[opam-devel] On self-upgrade
Louis Gesbert
louis.gesbert at ocamlpro.com
Thu Jun 26 09:50:59 BST 2014
Le mercredi 25 juin 2014, 20:22:17 Anil Madhavapeddy a écrit :
> On 25 Jun 2014, at 20:15, Thomas Gazagnaire <thomas at gazagnaire.org> wrote:
>
> > Thanks for you message Louis, it's useful to get some insight of you design.
> >
> >> We've had all sorts of problems in Mirage with having the tool (opam package 'mirage') invoke OPAM to satisfy package dependencies, resulting in OPAM trying to recompile Mirage itself (due to a depopt showing up), but then resulting in a failure due to the classic 'text file busy' error when trying to move the old binary out of the way.
Yes, that's the first thing I tested: renaming the file is normally enough, and `install --backup` takes care of that correctly. As a side note, it seems to be cmdliner that makes the exe "busy", don't know why, but I noticed I couldn't anymore `make install` my running program once I started using it.
> >> Is there an RT test that goes through the above sequence to simulate an upgrade and downgrade?
Not yet.
> >> I really fear that this route will cause us to ignore system/OS packaging, which is really important to keep up-to-date for a package manager.
> >> The self-upgrade route from within OPAM should never be the primary way to obtain the latest version of the package manager.

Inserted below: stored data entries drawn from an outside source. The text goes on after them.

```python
class Fp32Mode(object):

  dtype, line = torch.float32, 32
  MAX_SLOTS = 512

  def __init__(self, net):
    self.net = net
    fn = net._fn
    self.gemm = fn('epos_pointwise_conv_grouped_f32')
    self.gemm1 = fn('epos_pointwise_conv_f32')
    self.dw = fn('epos_depthwise3x3_f32')
    self.conv3x3 = fn('epos_conv3x3_f32')
    self.im2col3x3 = fn('epos_im2col3x3_f32')
    self.im2col_k = fn('epos_im2col_f32')
    self.absmax = fn('epos_absmax_f32')
    self.amax_clear = fn('epos_amax_clear')
    self.avg_pool = fn('epos_global_avg_pool_f32')
    self.avg_pool_partial = fn('epos_global_avg_pool_partial_f32')
    self.resize_fn = fn('epos_resize_bilinear_f32')
    self.subsample = fn('epos_subsample_f32')
    self.add_relu = fn('epos_add_relu_f32')
    self.maxpool = fn('epos_maxpool3x3_s2_f32')
    self.pack_plain = fn('epos_pack_pointwise_weights')
    self.pack_split = fn('epos_pack_pointwise_weights_split')
    self.pack_h2 = fn('epos_pack_pointwise_weights_h2')
    self._amax_table = torch.zeros(self.MAX_SLOTS * _lib.AMAX_WORDS, dtype=torch.int32,
                                   device=net.dev)
    self._slot_count = ctypes.c_int64(0)
    self._bounds = {}
    self.use_h2 = (os.environ.get('EPOS_GEMM_H2', '1') != '0' and
                   os.environ.get('EPOS_GEMM_SPLIT', '1') != '0')
    self.use_presplit = self.use_h2 and os.environ.get('EPOS_H2_PRESPLIT', '1') == '1'
    self._dw_h2 = {}
    self.h2_layers, self.h2_refused, self.presplit_layers = [], [], []
    self._last_pw = None
    self._first_im2col = None

  @property
  def _n_slots(self):
    return self._slot_count.value

  def _new_slot(self):
    i = self._slot_count.value
# ... 66 lines not shown
                ldr=0, sub=1, ho=0, wo=0, hi=0, wi=0, group=None, track_out=True):
    net = self.net
    ab = self._bounds.get(id(a)) if self.use_h2 else None
    wp, bp, ws, wh, kpad = self._weights(name, conv, ab is not None and m > 8)
    n = conv[0].shape[1]
    assert kpad == k or (kpad > k and lda >= kpad), (name, k, kpad, lda)
    dwa = self._dw_h2.pop(id(a), None)
    presplit = False
    if dwa is not None:
      presplit = wh is not None and sub == 1 and a_off == 0
      dwa.y_h2 = int(presplit)
      if presplit:
        self.presplit_layers.append(name)
    track = track_out and m > 8 and (res is None or ldr % 4 == 0)
    cslot = self._out_slot(c, n, ldc, c_off) if track else None
    h = wh is not None
    args = _lib.PointwiseArgs(
        A=_ptr(a, a_off), lda=lda, Wp=_ptr(wp), bias=_ptr(bp),
        R=_ptr(res, res_off) if res is not None else None, ldr=ldr,
        C=_ptr(c, c_off), ldc=ldc, M=m, N=n, K=kpad, relu=int(relu), sub=sub,
        Ho=ho, Wo=wo, Hi=hi, Wi=wi, Ws=_ptr(ws), Wh=_ptr(wh) if h else None,
        a_amax=self._slot_ptr(ab[0]) if h else None,
        a_amax2=self._slot_ptr(ab[1]) if h else None,
        a_gain=ab[2] if h else 0.0, a_bias=ab[3] if h else 0.0,
        a_presplit=int(presplit), c_amax=self._slot_ptr(cslot))
    nbytes = 4 * (m * k + k * n + m * n + (m * n if res is not None else 0))
    net.op_io[name] = (4 * m * k, nbytes - 4 * m * k, id(a))
    if group is not None:
      group.append((name, args, 2 * m * n * k, nbytes))
      return
    net._launch(name, self.gemm, (args, 1), 'gemm', 2 * m * n * k, nbytes)
    self._last_pw = (c, args, h and res is None and c_off == 0 and n % 4 == 0)

  def flush(self, group):
    for kind in sorted({g[1].a_presplit for g in group}):
      part = [g for g in group if g[1].a_presplit == kind]
      arr = (_lib.PointwiseArgs * len(part))(*[g[1] for g in part])
      self.net._launch('+'.join(g[0] for g in part), self.gemm, (arr, len(part)), 'gemm',
                       sum(g[2] for g in part), sum(g[3] for g in part))
    del group[:]

  def depthwise(self, name, x, y, gain, bias0, flops, nbytes, **fields):
    xb = self._bounds.get(id(x))
    if xb is not None:
      self._set_bound(y, xb[0], xb[1], gain * (xb[2] if xb[2] else 1.0), gain * xb[3] + bias0)
    args = _lib.DepthwiseArgs(**fields)
    yb = self._bounds.get(id(y))
    if yb is not None and self.use_presplit:
      args.y_h2 = 1
      args.x_amax, args.x_amax2 = self._slot_ptr(yb[0]), self._slot_ptr(yb[1])
      args.gain, args.bias0 = yb[2], yb[3]
      self._dw_h2[id(y)] = args
    self.net._launch(name, self.dw, (args,), 'dw', flops, nbytes)

  def dense_conv(self, name, x, y, hi, wi, cin, ho, wo, kk, stride, rate, pad, preprocess,
                 conv):
    net, B = self.net, self.net.B
    cout = y.shape[3]
    k = kk * kk * cin
    if kk == 3 and cin % 32 == 0 and preprocess == _lib.PREPROCESS_NONE:
      xb = self._bounds.get(id(x))
      wp, bp, ws, wh, _ = self._weights(name, conv, xb is not None and xb[1] is None and
                                        xb[2] == 0.0)
      yslot = self._out_slot(y, cout, cout)
      args = _lib.Conv3x3Args(X=_ptr(x), ldx=cin, Wp=_ptr(wp), bias=_ptr(bp), Y=_ptr(y),
                              ldy=cout, B=B, H=hi, W=wi, Cin=cin, Cout=cout, stride=stride,
                              rate=rate, relu=1, Ws=_ptr(ws),
                              Wh=_ptr(wh) if wh is not None else None,
                              x_amax=self._slot_ptr(xb[0]) if wh is not None else None,
                              y_amax=self._slot_ptr(yslot))
      net._launch(name, self.conv3x3, (args,), 'gemm', 2 * B * ho * wo * cout * k,
# ... 134 lines not shown
    args = _lib.PointwiseBf16Args(
        A=_ptr(a, a_off) if a is not None else None, lda=lda, Wp=_ptr(wp), bias=_ptr(bp),
        R=_ptr(res, res_off) if res is not None else None, ldr=ldr,
        C=_ptr(c, c_off), ldc=ldc, M=m, N=n, K=kpad, relu=int(relu), sub=sub,
        Ho=ho, Wo=wo, Hi=hi, Wi=wi, c_f32=int(c.dtype == torch.float32), c_stream=0)
    nbytes = (2 * (m * k + k * n) + c.element_size() * m * n +
              (2 * m * n if res is not None else 0))
    net.op_io[name] = (2 * m * k, nbytes - 2 * m * k, id(a))
    if group is not None:
      group.append((name, args, 2 * m * n * k, nbytes))
      return args
    net._launch(name, self.gemm, (args, 1), 'gemm', 2 * m * n * k, nbytes)
    return args

  def _pointwise_f32(self, name, a, lda, m, k, conv, c, ldc, relu):
    net = self.net
    w_kn, scale, bias = conv
    n = w_kn.shape[1]
    kpad = -(-k // 4) * 4
    assert kpad == k, (name, k)
    if net.dry_run:
      wp, bp, ws = net._empty(1), net._empty(1), net._empty(1)
    else:
      w = _fold(w_kn, scale, 4)
      wp, bp = net._dev(_pack(self.pack_plain, w, np.float32)), net._dev(_bias(bias, n, 128))
      ws = net._dev(_pack(self.pack_split, w, np.uint8))
    args = _lib.PointwiseArgs(A=_ptr(a), lda=lda, Wp=_ptr(wp), bias=_ptr(bp), C=_ptr(c),
                              ldc=ldc, M=m, N=n, K=kpad, relu=int(relu), sub=1, Ws=_ptr(ws))
    nbytes = 4 * (m * k + k * n + m * n)
    net.op_io[name] = (4 * m * k, nbytes - 4 * m * k, id(a))
    net._launch(name, self.gemm_f32, (args, 1), 'gemm', 2 * m * n * k, nbytes)
    return args

  def flush(self, group):
    if group:
      arr = (_lib.PointwiseBf16Args * len(group))(*[g[1] for g in group])
      self.net._launch('+'.join(g[0] for g in group), self.gemm, (arr, len(group)), 'gemm',
                       sum(g[2] for g in group), sum(g[3] for g in group))
    del group[:]

  def depthwise(self, name, x, y, gain, bias0, flops, nbytes, **fields):
    self.net._launch(name, self.dw, (_lib.DepthwiseBf16Args(**fields),), 'dw', flops, nbytes)

  def dense_conv(self, name, x, y, hi, wi, cin, ho, wo, kk, stride, rate, pad, preprocess,
                 conv):
    net, B = self.net, self.net.B
    k = kk * kk * cin
    ldcol = -(-k // 8) * 8
    m = B * ho * wo
    self._col_elems = max(self._col_elems, m * ldcol)
    args = _lib.Im2colBf16Args(
        X=_ptr(x), ldx=cin, x_bf16=int(x.dtype == torch.bfloat16), col=None, ldcol=ldcol,
        B=B, Hi=hi, Wi=wi, Ho=ho, Wo=wo, C=cin, k=kk, stride=stride, rate=rate, pad=pad,
        preprocess=preprocess, mean_rgb=(ctypes.c_float * 3)(*W.MEAN_RGB))
    self._col_users.append((args, 'col'))
    net._launch(name + '/im2col', self.im2col, (args,), 'im2col')
    gargs = self.pointwise(name, None, 0, ldcol, m, k, conv, y, 0, y.shape[3], relu=True)
    self._col_users.append((gargs, 'A'))
    net.op_io[name] = (x.element_size() * B * hi * wi * cin, net.op_io[name][1], id(x))

  def mean(self, name, x, pooled, hw, c):
    self.net._launch(name, self.avg_pool, (_ptr(x), c, _ptr(pooled), self.net.B, hw, c))
    return False

  def resize(self, name, x, ldx, y, ldy, hi, wi, ho, wo, c):
    self.net._launch(name, self.resize_fn, (_ptr(x), ldx, int(x.dtype == torch.float32),
                                            _ptr(y), ldy, self.net.B, hi, wi, ho, wo, c))
# ... 25 lines not shown
```

include/epos_hip.h:

```cpp
#ifndef EPOS_HIP_H_
#define EPOS_HIP_H_

#include <stdint.h>

#ifdef __cplusplus
extern "C" {
#endif

#define EPOS_OK 0
#define EPOS_E_INVALID (-1)
#define EPOS_E_CAPACITY (-2)
#define EPOS_E_NODEVICE (-3)
#define EPOS_E_INTERNAL (-4)
#define EPOS_E_HIP_BASE (-1000)

#define EPOS_ABI_VERSION 7

int epos_abi_version(void);
const char* epos_last_error(void);
int epos_device_count(void);
int epos_clock_probe(int64_t* out2, int microseconds, void* stream);


int64_t epos_pack_pointwise_weights(const float* w_kn, int K, int N, float* dst);
// ... 4 lines not shown

#define EPOS_AMAX_WORDS 64
int epos_absmax_f32(const float* X, int64_t ldx, int64_t rows, int64_t cols,
                    uint32_t* slot, void* stream);
int epos_amax_clear(uint32_t* slots, int64_t n_slots, void* stream);

typedef struct EposPointwiseArgs {
  const float* A; int64_t lda;
  const float* Wp; const float* bias;
  const float* R; int64_t ldr;
  float* C; int64_t ldc;
  int32_t M, N, K;
  int32_t relu;
  int32_t relu_in;
  int32_t sub;
  int32_t Ho, Wo, Hi, Wi;
  const void* Ws;
  const void* Wh;
  const uint32_t* a_amax;
  const uint32_t* a_amax2;
  float a_gain, a_bias;
  int32_t a_presplit;
  uint32_t* c_amax;
  float* col_sums;
  int64_t col_ld;
  int32_t c_stream;
  int32_t reserved0;
} EposPointwiseArgs;
int epos_pointwise_conv_f32(const EposPointwiseArgs* args, void* stream);

int epos_pointwise_conv_grouped_f32(const EposPointwiseArgs* args, int count,
                                    void* stream);


typedef struct EposConv3x3Args {
  const float* X; int64_t ldx;
  const float* Wp; const float* bias;
  float* Y; int64_t ldy;
  int32_t B, H, W, Cin, Cout;
  int32_t stride, rate;
  int32_t relu;
  const void* Ws;
  const void* Wh;
  const uint32_t* x_amax;
  uint32_t* y_amax;
} EposConv3x3Args;
int epos_conv3x3_f32(const EposConv3x3Args* args, void* stream);

typedef struct EposDepthwiseArgs {
  const float* X; int64_t ldx;
  const float* w9c; const float* bias;
  float* Y; int64_t ldy;
  int32_t B, Hi, Wi, Ho, Wo, C;
  int32_t stride, rate;
  int32_t relu_in, relu_out;
  int32_t y_h2;
  const uint32_t* x_amax;
  const uint32_t* x_amax2;
  float gain, bias0;
} EposDepthwiseArgs;
int epos_depthwise3x3_f32(const EposDepthwiseArgs* args, void* stream);

int epos_set_h2_narrow_tile_limit(int max_tiles);
typedef struct EposSepConvArgs {
  EposDepthwiseArgs dw;
  EposPointwiseArgs pw;
// ... 207 lines not shown
```

Measured before the change: 387.8.

## Add specialized fp16-pair GEMM kernel for K=256 decoder prediction heads

Adds a dedicated grouped GEMM kernel for the decoder output heads (K=256). It keeps the split-fp16 A panel in registers across a range of N tiles and streams weights through an 8-stage LDS ring, prefetching the next tile's weights and epilogue operands. Panels are spread across XCD-style groups, and the tile range per block is picked by a cost model. The net routes the head flush through the new kernel by default, falling back to the generic grouped path when ineligible. This adds complexity and register pressure, and assumes that register reuse of A outweighs the lower per-block parallelism.

New measurement: 394.1 (median of 6 runs). 1.02x the previous value.

```diff
diff --git a/epos_amd/_lib.py b/epos_amd/_lib.py
--- a/epos_amd/_lib.py
+++ b/epos_amd/_lib.py
@@ -193,6 +193,8 @@
     'epos_pointwise_conv_f32': (ctypes.c_int,
                                 [ctypes.POINTER(PointwiseArgs), vp]),
     'epos_pointwise_conv_grouped_f32': (ctypes.c_int, [
+        ctypes.POINTER(PointwiseArgs), ctypes.c_int, vp]),
+    'epos_heads_gemm_f32': (ctypes.c_int, [
         ctypes.POINTER(PointwiseArgs), ctypes.c_int, vp]),
     'epos_conv3x3_f32': (ctypes.c_int, [ctypes.POINTER(Conv3x3Args), ctypes.c_void_p]),
     'epos_depthwise3x3_f32': (ctypes.c_int,
diff --git a/epos_amd/csrc/heads_gemm_h2.hip b/epos_amd/csrc/heads_gemm_h2.hip
--- /dev/null
+++ b/epos_amd/csrc/heads_gemm_h2.hip
@@ -0,0 +1,367 @@
+#include "h2_scale.h"
+#include "pointwise_gemm.h"
+
+namespace epos {
+namespace {
+
+typedef _Float16 hd_f16x8 __attribute__((ext_vector_type(8)));
+typedef unsigned hd_u32x4 __attribute__((ext_vector_type(4)));
+
+constexpr int HD_BM = 128, HD_BN = 64, HD_BK = 16;
+constexpr int HD_K = 256;
+constexpr int HD_NKS = HD_K / HD_BK;
+constexpr int HD_NS = 8;
+constexpr int HD_LA = HD_NS - 1;
+constexpr int HD_STAGE = 4 * 1024;
+constexpr int HD_RING = HD_NS * HD_STAGE;
+constexpr int HD_OPS = 2 * 4 * 1024;
+constexpr int HD_EPR = HD_BN + 4;
+constexpr int HD_EPI = 4 * 32 * HD_EPR * 4;
+constexpr int HD_LDS = HD_RING + HD_OPS + HD_EPI;
+constexpr int HD_S_MIN = 8;
+constexpr unsigned HD_OOB = 0x80000000u;
+static_assert(HD_NKS % HD_NS == 0, "stage of a K step = its index mod HD_NS");
+static_assert(HD_LA - 2 + 2 + HD_S_MIN <= 63, "vmcnt is a 6-bit counter");
+
+struct HeadsArgs {
+  EposPointwiseArgs p[MAX_GROUP];
+  int tile0[MAX_GROUP + 1];
+  int count;
+  int nt;
+  int panels;
+  int range;
+  int nr;
+  const float* zero_chunk;
+};
+
+template <int... I, class F>
+__device__ __forceinline__ void hd_static_for(std::integer_sequence<int, I...>, F&& f) {
+  (f(std::integral_constant<int, I>{}), ...);
+}
+template <int N> __device__ __forceinline__ void hd_wait_vm_lgkm0() {
+  asm volatile("s_waitcnt vmcnt(%0) lgkmcnt(0)" : : "n"(N) : "memory");
+}
+__device__ __forceinline__ void glds4_v_m0(const float* gsrc, unsigned lds_dst) {
+  asm volatile("s_mov_b32 m0, %1\n\ts_nop 0\n\tglobal_load_lds_dword %0, off"
+               : : "v"(gsrc), "s"(lds_dst) : "memory", "m0");
+}
+
+struct HdTile {
+  const float* w;
+  const float* cn;
+  const float* bias;
+  int n0, N, pi;
+};
+__device__ __forceinline__ HdTile hd_tile(const HeadsArgs* gp, int t) {
+  int pi = 0;
+#pragma unroll
+  for (int i = 1; i < MAX_GROUP; ++i)
+    if (i < gp->count && t >= gp->tile0[i]) pi = i;
+  const EposPointwiseArgs& q = gp->p[pi];
+  const int tl = t - gp->tile0[pi];
+  const int tn128 = (q.N + 127) >> 7;
+  const char* wh = static_cast<const char*>(q.Wh);
+  HdTile r;
+  r.w = reinterpret_cast<const float*>(wh + static_cast<int64_t>(tl >> 1) * HD_NKS * 8192 +
+                                       (tl & 1) * 4096);
+  r.cn = reinterpret_cast<const float*>(wh + static_cast<int64_t>(tn128) * HD_NKS * 8192) +
+         tl * HD_BN;
+  r.bias = q.bias;
+  r.n0 = tl * HD_BN;
+  r.N = q.N;
+  r.pi = pi;
+  return r;
+}
+
+__device__ __forceinline__ void hd_mfma(const hd_u32x4& a, const hd_u32x4& b, f32x16& c) {
+  c = __builtin_amdgcn_mfma_f32_32x32x16_f16(__builtin_bit_cast(hd_f16x8, a),
+                                             __builtin_bit_cast(hd_f16x8, b), c, 0, 0, 0);
+}
+
+__global__ __launch_bounds__(256, 2) void heads_gemm_h2_f32(HeadsArgs ga_) {
+  (void)ga_;
+  const HeadsArgs* __restrict__ gp = (const HeadsArgs*)__builtin_amdgcn_kernarg_segment_ptr();
+  extern __shared__ __attribute__((aligned(16))) float smem[];
+  const int t = threadIdx.x;
+  const int lane = t & 63;
+  const int wave = t >> 6;
+  const int wave_u = __builtin_amdgcn_readfirstlane(wave);
+  const int l31 = lane & 31, h = lane >> 5;
+
+  int panel, t0, t1;
+  {
+    const int raw = blockIdx.x, x = raw & 7, k = raw >> 3;
+    const int P = gp->panels;
+    const int p_lo = (x * P) >> 3, p_hi = ((x + 1) * P) >> 3;
+    const int px = p_hi - p_lo;
+    if (k >= px * gp->nr) return;
+    const int r = k / px;
+    panel = p_lo + (k - r * px);
+    t0 = r * gp->range;
+    t1 = t0 + gp->range < gp->nt ? t0 + gp->range : gp->nt;
+  }
+  const EposPointwiseArgs& pa = gp->p[0];
+  const int M = pa.M;
+  const int m0 = panel * HD_BM;
+  const float* zero_chunk = gp->zero_chunk;
+
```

I see. Not at all my intent, and I for one prefer to always go through my system package manager when possible -- Debian is still a quite good quality insurance. I especially don't like when I am left no choice but to enter n steps of self upgrading __after__ installation (hello Steam ! Well I guess when you're an evil DRM engine it makes more sense. Even binary blobs in this case).
So I intended this more as a way to address concerns like "I want the latest OPAM version __now__, what do I do ?" and test new versions a little more widely, never thought this could replace packaging, or even become mandatory. Well then, Anil is the one doing most of the packaging work so I don't want to insist too much :)
> > Self-upgrade is indeed kind of simple when you have only one channel to get the software you are updating. Louis, do you have any idea in mind on how this will interact with system upgrade (for instance someone doing `brew update` which will install a newer/incompatible version of your self-upgraded package) ?
Quite simply: self-upgrade only lives within an OPAMROOT, system packages live in $PATH, so they won't ever override each other. You always run from the PATH, and opam will pick the latest version of the two. There is a warning if you've got an opsolete self-upgrade installed.
> > I fear that this feature will force us to support all kind of tricky upgrade scenario (1.2 -> 1.3 is ok, but what about 1.2 -> 2.0, or 1.2 -> pin -> 1.1 ?). It's easy to limit these kind of scenario when you control the update channels. When you don't it can quickly become a nightmare.
Not sure I get you exactly, but the current behaviour is pretty strict anyway: OPAM will refuse to load an OPAMROOT when its version ($OPAMROOT/config) is newer than itself, printing a message that it needs to be upgraded. So you're not allowed to downgrade, and people getting in this situation are supposed to have an idea how they got there.
> Yeah, it's worth noting that this did indeed horribly break in the past (the system compiler upgrade from 4.00.1 to 4.01.0 and OPAM from 1.0 to 1.1 didn't work if you did a `brew update` and upgrade both simultaneously). Upgrading in general is a very tedious, err-prone process that is usually poorly tested, with bugs only biting you a year down the line on release+1 :-)
>
> This might be a little radical, but it's worth considering having a completely separate directory namespace for repo version bumps, and just recompile all the packages on upgrade (it's a very rare situation, after all).
>
> ~/.opam/1.1/<...>
> ~/.opam/1.2/<...>
>
Why not -- but getting a different universe altogether in case of a downgrade could get even more confusing, so I may be in favor of a complete backup with an easy rollback command (stg like "on startup, if $OPAMROOT/config#opam-version > $self-version && exists $OPAMROOT/backups/$self-version then <print error and propose a (temporary ?) rollback to the backed-up state>")
Actually the thing that's still a little clunky with the current design is that an opam package is not the perfect fit for what we are wanting to do: self-upgrade shouldn't be recompiled in case its dependencies are, and certainly shouldn't be removed if they are -- but that's the build-dep problem. Other packages also shouldn't depend on it, but mostly, it doesn't really make sense to have it belong to a given switch only. That's an issue that has already been raised by people wanting a cross-switch binary directory to install tools though, e.g. for ocp-indent.
My current opinion on this is that the feature in itself is OK, but we should be quite careful how and to whom we advertise it. Certainly not in the Quick_install, possibly not even in the FAQ ; just checking how you feel about it.